=== RECORDS FOR THIS EXERCISE ===
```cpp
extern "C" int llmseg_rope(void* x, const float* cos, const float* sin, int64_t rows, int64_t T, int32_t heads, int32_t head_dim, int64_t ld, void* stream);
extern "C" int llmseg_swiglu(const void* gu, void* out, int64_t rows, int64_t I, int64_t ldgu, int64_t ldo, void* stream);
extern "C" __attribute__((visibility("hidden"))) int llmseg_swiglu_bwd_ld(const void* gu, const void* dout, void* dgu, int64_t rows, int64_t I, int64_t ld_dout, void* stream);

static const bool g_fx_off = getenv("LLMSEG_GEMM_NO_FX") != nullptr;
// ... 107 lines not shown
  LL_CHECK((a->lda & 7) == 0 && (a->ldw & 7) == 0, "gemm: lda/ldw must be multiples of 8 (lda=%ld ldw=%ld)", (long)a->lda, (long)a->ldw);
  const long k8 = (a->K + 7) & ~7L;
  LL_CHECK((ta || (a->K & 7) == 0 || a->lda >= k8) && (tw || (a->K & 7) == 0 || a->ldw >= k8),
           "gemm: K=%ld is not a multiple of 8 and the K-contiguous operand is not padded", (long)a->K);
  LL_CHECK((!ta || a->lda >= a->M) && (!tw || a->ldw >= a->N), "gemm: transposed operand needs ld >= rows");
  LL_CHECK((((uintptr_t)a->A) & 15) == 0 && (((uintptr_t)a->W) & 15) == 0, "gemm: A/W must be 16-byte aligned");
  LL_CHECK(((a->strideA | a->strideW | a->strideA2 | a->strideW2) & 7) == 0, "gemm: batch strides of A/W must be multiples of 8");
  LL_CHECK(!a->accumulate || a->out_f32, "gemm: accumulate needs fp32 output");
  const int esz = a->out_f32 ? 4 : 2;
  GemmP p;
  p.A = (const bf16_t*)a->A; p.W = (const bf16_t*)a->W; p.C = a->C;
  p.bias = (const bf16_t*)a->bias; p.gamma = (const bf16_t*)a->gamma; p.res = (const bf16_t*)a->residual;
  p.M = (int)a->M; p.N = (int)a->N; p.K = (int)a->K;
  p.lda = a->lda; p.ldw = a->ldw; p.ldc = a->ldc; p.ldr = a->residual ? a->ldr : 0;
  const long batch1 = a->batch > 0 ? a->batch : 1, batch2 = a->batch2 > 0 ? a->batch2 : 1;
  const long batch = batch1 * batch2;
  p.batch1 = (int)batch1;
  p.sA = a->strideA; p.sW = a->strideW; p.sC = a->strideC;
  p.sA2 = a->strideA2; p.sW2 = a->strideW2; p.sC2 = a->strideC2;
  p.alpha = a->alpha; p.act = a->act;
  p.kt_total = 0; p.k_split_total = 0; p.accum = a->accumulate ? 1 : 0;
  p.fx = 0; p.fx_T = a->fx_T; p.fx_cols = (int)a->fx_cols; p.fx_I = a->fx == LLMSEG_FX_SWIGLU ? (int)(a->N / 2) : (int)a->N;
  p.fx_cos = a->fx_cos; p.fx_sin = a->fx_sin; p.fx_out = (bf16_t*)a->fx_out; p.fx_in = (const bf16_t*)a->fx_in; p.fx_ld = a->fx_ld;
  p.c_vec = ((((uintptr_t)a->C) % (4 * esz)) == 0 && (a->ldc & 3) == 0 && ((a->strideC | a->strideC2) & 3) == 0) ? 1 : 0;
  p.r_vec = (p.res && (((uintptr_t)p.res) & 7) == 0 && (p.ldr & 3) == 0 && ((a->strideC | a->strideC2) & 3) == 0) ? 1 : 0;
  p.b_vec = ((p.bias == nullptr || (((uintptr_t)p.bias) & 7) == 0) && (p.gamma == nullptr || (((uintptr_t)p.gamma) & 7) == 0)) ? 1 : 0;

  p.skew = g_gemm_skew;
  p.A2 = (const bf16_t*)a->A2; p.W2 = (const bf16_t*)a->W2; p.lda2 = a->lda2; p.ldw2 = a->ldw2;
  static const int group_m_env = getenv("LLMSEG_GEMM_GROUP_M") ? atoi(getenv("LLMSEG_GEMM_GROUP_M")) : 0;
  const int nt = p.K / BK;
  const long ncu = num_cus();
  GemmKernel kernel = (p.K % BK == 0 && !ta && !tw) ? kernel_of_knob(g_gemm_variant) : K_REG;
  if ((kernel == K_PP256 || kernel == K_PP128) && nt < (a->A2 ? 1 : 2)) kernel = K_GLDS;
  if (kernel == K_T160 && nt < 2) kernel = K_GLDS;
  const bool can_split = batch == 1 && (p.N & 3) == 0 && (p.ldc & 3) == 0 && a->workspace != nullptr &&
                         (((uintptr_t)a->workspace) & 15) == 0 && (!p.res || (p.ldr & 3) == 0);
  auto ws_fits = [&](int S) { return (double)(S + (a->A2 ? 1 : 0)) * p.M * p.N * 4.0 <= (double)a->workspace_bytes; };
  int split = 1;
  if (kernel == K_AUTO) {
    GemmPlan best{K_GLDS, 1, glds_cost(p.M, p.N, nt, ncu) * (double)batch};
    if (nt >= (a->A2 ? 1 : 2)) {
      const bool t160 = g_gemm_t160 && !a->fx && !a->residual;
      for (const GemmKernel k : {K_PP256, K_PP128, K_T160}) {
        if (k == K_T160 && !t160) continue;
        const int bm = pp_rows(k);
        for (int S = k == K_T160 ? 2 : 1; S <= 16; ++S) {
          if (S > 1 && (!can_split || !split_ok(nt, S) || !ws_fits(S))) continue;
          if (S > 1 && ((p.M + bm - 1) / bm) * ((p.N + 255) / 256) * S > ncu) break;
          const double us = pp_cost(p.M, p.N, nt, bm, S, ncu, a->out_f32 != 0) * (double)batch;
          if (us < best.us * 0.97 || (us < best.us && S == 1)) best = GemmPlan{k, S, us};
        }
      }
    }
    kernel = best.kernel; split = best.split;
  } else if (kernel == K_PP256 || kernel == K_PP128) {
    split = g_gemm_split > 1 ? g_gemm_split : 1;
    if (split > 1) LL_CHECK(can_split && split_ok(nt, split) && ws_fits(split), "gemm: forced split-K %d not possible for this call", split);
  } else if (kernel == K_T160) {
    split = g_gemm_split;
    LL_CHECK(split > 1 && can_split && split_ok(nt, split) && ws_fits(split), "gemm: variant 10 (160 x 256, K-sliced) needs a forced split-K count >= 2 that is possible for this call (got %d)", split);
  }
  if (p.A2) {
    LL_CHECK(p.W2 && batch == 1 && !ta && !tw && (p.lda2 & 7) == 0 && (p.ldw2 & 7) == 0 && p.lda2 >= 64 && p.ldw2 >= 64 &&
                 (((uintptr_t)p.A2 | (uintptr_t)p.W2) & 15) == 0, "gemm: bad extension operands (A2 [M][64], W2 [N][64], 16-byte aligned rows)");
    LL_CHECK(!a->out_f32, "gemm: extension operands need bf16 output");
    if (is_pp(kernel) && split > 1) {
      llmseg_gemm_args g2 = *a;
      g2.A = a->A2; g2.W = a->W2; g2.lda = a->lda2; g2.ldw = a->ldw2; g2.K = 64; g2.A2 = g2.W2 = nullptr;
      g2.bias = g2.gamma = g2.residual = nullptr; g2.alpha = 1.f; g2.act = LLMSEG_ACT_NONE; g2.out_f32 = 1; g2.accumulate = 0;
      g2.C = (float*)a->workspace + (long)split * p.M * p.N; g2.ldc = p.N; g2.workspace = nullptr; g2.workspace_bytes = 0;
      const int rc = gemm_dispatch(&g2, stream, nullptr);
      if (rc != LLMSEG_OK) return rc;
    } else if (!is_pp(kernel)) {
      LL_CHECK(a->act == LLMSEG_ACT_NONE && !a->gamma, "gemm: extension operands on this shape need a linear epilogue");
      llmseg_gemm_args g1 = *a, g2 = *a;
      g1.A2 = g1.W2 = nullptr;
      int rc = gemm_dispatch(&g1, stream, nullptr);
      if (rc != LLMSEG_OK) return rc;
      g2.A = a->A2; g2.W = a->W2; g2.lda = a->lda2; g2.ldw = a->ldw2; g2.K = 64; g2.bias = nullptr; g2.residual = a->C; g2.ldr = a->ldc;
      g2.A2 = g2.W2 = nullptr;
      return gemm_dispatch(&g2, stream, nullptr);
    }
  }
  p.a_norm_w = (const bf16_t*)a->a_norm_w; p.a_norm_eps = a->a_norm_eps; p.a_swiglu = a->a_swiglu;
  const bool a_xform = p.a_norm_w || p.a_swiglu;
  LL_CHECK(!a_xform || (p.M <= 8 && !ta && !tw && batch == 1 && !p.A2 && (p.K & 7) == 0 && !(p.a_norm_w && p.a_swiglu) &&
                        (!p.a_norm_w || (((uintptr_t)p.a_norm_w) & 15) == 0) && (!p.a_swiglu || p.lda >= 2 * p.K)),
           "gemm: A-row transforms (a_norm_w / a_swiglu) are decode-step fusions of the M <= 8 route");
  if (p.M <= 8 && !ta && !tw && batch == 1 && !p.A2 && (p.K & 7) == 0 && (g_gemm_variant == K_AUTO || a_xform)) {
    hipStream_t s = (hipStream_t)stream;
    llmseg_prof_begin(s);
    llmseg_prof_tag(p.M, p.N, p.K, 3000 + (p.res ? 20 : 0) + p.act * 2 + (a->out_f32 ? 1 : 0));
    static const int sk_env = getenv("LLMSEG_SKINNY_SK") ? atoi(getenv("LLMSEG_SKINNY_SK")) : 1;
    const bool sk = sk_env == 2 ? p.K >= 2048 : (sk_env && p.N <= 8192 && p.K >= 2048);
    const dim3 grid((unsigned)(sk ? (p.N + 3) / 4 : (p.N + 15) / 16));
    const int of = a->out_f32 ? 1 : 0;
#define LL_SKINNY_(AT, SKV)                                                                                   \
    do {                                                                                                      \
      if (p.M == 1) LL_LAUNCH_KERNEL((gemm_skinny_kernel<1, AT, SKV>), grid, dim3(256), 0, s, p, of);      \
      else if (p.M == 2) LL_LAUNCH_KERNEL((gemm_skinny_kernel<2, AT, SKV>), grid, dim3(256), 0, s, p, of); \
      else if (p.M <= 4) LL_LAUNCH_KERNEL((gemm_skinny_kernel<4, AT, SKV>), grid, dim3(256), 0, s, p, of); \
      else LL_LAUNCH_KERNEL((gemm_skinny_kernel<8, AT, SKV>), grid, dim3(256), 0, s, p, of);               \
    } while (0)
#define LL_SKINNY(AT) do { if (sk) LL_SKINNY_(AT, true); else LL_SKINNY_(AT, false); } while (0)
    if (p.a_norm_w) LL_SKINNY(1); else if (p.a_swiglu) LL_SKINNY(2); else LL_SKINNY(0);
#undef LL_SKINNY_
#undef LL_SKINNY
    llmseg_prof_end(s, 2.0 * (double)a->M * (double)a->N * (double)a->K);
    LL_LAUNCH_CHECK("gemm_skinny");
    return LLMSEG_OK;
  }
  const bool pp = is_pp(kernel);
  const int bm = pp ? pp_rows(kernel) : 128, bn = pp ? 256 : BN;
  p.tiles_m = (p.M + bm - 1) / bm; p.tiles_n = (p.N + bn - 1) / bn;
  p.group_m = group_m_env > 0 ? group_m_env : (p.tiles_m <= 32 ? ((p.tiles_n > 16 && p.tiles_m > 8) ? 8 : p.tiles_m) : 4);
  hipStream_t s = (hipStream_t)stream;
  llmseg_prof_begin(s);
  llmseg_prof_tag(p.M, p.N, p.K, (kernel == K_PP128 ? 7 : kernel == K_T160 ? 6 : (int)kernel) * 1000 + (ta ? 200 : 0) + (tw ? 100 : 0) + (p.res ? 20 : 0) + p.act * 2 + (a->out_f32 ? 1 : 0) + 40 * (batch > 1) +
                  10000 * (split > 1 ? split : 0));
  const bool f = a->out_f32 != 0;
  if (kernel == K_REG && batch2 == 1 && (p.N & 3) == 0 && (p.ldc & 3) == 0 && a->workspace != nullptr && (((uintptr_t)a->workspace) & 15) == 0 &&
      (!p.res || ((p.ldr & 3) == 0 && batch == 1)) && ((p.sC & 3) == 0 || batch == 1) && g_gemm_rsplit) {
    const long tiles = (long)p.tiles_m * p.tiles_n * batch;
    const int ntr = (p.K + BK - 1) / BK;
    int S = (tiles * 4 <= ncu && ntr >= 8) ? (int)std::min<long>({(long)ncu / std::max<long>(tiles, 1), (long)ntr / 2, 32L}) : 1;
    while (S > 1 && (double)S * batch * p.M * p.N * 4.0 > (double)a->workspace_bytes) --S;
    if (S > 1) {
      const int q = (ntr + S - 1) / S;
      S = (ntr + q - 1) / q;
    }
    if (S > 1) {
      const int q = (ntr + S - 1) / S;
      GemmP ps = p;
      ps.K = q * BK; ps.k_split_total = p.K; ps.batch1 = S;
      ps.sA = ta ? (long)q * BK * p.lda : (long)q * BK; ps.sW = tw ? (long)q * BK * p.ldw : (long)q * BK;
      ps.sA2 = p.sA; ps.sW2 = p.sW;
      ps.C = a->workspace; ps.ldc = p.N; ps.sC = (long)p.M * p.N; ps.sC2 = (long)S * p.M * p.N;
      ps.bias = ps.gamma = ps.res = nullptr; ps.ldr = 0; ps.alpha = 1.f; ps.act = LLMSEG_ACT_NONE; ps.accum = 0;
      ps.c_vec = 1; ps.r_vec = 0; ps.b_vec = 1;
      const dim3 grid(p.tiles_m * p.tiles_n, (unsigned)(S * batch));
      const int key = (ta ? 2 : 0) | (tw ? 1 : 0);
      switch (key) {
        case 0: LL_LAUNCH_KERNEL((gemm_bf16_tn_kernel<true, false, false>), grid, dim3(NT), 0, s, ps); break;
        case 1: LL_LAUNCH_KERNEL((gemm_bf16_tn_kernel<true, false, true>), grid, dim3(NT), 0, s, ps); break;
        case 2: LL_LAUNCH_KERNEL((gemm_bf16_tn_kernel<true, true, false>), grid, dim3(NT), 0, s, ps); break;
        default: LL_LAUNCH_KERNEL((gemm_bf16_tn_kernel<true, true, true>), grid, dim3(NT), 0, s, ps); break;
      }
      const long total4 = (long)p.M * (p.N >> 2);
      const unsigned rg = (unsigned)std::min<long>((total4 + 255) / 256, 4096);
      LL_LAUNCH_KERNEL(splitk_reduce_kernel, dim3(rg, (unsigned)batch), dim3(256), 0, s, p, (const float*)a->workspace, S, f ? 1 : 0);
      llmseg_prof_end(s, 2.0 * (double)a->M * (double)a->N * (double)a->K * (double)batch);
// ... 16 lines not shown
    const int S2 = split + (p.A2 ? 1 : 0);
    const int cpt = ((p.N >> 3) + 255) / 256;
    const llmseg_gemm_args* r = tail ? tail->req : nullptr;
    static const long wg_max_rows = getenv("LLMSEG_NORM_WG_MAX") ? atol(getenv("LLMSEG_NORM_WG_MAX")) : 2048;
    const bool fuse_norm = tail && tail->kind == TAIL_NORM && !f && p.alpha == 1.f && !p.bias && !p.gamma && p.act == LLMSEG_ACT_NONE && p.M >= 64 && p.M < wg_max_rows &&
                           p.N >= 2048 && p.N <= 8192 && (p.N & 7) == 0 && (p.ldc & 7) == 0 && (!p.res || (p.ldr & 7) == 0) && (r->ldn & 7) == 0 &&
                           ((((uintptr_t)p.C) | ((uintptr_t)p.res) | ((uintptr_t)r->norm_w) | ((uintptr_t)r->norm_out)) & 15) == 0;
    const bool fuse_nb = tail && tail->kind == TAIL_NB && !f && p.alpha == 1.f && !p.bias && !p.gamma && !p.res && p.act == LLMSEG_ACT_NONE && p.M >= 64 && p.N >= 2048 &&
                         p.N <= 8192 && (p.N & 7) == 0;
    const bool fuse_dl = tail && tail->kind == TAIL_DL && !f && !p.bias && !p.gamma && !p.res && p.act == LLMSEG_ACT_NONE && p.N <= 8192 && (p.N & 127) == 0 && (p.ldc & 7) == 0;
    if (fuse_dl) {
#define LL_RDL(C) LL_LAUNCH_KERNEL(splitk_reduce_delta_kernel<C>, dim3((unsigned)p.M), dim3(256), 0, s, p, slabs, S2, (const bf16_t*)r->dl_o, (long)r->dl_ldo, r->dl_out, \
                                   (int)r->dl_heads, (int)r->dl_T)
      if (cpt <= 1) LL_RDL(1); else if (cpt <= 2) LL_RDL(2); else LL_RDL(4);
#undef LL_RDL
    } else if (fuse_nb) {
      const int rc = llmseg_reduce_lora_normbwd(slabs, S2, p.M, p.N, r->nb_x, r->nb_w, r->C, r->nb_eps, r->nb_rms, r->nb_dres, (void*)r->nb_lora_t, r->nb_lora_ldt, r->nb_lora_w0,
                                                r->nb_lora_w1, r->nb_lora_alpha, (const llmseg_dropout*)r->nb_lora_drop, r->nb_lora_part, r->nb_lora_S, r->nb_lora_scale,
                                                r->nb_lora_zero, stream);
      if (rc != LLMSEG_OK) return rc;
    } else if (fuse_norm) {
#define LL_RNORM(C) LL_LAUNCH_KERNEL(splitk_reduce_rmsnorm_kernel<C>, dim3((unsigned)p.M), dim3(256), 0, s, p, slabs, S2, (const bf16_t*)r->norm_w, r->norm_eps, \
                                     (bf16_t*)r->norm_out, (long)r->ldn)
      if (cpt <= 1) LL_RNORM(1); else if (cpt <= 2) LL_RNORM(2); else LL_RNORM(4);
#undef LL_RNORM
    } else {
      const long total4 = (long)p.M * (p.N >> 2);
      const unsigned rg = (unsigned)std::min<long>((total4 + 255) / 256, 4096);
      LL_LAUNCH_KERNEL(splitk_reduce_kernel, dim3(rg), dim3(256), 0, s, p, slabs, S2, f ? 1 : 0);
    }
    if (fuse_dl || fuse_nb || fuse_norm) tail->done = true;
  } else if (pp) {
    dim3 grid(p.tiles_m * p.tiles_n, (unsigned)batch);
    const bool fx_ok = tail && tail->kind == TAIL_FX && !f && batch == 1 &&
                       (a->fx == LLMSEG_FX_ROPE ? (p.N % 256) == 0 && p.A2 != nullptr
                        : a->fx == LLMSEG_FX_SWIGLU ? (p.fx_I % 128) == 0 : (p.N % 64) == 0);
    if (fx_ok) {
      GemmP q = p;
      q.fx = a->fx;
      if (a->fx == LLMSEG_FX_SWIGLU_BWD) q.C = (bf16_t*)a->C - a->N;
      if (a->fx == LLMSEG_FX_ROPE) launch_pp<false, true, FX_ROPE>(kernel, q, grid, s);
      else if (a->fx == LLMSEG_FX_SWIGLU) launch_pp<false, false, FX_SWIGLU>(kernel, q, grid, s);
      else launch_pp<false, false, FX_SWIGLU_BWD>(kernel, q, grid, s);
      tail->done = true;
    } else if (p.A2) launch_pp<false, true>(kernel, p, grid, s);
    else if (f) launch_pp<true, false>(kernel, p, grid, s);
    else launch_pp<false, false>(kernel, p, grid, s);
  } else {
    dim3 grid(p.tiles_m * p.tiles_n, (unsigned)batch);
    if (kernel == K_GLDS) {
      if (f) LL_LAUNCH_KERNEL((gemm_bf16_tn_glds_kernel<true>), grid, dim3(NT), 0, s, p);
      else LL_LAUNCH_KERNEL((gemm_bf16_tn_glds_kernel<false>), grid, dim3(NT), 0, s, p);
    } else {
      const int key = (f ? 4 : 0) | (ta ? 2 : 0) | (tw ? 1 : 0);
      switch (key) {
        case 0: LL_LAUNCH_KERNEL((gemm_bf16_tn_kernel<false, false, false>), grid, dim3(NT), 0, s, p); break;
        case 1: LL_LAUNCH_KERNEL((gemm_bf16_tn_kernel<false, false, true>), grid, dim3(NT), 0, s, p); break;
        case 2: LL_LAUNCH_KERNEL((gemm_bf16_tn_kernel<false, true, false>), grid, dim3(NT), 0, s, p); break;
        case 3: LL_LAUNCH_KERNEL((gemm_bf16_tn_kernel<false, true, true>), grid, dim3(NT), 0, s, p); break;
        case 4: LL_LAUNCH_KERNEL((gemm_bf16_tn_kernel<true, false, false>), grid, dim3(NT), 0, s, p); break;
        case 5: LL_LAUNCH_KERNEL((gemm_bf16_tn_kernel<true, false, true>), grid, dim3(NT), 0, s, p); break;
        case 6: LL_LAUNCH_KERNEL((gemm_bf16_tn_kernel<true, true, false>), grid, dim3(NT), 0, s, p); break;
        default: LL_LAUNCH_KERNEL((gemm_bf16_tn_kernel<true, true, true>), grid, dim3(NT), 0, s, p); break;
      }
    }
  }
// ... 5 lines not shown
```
===
=== RECORDS FOR THIS EXERCISE ===
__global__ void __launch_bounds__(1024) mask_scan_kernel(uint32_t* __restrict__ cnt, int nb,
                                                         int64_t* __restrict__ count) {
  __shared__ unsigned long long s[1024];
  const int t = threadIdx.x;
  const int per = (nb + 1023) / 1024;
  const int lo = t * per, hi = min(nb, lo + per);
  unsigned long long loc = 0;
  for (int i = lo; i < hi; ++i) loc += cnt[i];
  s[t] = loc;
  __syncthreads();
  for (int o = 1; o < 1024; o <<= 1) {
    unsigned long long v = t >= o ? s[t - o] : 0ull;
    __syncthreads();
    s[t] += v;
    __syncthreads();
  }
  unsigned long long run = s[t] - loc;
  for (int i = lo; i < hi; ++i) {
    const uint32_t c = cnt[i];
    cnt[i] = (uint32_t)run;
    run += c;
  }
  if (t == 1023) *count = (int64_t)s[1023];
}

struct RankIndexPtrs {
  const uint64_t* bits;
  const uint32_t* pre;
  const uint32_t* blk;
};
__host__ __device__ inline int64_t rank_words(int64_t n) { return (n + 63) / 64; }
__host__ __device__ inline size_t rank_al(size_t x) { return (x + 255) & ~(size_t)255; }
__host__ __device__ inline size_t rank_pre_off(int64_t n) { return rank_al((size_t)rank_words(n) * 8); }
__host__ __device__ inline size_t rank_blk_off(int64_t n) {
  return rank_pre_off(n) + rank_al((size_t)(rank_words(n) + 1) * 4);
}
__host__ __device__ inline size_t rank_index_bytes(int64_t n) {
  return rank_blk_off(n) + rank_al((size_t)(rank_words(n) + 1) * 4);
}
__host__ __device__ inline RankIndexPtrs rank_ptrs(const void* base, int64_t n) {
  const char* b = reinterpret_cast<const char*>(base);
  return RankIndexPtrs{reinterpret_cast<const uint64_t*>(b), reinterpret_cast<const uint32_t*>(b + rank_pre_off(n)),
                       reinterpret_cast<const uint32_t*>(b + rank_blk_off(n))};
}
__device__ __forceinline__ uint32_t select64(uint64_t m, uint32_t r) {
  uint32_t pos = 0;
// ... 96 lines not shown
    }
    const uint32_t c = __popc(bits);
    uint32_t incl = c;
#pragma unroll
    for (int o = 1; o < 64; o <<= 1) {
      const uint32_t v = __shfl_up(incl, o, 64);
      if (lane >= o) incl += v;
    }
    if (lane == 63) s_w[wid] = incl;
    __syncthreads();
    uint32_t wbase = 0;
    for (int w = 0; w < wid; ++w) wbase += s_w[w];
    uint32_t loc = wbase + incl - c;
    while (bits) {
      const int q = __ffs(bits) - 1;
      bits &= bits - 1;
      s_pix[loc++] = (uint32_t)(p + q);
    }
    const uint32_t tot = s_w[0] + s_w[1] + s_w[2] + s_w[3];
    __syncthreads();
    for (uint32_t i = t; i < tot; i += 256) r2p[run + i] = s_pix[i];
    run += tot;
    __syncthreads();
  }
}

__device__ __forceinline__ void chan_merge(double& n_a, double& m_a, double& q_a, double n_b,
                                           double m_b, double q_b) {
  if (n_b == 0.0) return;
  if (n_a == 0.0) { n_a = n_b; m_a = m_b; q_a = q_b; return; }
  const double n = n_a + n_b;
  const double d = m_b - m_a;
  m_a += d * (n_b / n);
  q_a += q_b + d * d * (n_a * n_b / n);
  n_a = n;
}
===
=== RECORDS FOR THIS EXERCISE ===
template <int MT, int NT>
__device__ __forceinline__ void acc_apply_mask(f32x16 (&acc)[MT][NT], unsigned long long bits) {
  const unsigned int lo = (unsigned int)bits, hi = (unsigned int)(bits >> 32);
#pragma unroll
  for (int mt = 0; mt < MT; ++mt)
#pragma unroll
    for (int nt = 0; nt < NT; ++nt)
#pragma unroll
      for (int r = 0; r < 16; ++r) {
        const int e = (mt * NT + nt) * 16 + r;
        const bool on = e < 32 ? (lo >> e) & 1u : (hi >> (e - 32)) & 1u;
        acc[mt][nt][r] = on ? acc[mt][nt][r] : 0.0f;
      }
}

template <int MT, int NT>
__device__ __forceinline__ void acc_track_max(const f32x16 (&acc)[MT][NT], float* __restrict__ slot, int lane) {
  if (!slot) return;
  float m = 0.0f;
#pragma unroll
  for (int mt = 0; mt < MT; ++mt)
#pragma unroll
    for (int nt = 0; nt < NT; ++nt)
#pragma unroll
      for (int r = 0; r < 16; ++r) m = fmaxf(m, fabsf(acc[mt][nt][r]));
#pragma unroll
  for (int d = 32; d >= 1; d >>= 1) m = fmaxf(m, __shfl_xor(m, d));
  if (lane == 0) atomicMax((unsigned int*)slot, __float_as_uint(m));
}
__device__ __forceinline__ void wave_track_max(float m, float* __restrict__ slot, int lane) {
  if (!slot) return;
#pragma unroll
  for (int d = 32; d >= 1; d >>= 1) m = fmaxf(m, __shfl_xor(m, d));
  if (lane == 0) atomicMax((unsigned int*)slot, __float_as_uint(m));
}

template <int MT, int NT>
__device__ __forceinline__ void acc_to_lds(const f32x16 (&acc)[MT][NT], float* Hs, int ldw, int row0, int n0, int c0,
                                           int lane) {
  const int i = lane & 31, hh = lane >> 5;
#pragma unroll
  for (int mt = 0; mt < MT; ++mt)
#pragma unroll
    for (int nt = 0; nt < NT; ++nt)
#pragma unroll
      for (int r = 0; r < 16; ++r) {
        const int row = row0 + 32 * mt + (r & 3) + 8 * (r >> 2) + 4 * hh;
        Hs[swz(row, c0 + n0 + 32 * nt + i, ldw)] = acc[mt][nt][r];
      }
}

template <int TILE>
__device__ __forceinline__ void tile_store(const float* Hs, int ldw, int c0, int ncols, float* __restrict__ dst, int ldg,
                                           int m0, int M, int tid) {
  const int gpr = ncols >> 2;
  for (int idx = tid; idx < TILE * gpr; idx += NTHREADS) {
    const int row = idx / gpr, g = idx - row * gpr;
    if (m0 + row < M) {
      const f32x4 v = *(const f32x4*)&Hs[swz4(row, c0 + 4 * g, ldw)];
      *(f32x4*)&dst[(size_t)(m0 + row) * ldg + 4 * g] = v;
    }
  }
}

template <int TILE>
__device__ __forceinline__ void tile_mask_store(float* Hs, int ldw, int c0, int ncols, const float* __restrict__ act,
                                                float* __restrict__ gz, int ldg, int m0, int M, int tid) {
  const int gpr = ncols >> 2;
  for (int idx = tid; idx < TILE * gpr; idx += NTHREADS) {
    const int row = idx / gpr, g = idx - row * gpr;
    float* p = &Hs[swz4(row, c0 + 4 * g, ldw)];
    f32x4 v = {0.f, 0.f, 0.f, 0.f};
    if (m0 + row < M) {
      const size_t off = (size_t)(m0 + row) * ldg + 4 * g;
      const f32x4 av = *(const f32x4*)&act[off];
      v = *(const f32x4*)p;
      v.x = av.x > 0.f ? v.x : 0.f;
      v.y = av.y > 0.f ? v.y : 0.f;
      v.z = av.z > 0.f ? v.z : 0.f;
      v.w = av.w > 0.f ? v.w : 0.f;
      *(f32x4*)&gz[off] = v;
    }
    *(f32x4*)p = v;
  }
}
===
* DIRECTIONS *
Show every line above in which the word "lines" is found.

* OUTPUT OF THE TASK *
// ... 107 lines not shown
// ... 16 lines not shown
// ... 5 lines not shown
// ... 96 lines not shown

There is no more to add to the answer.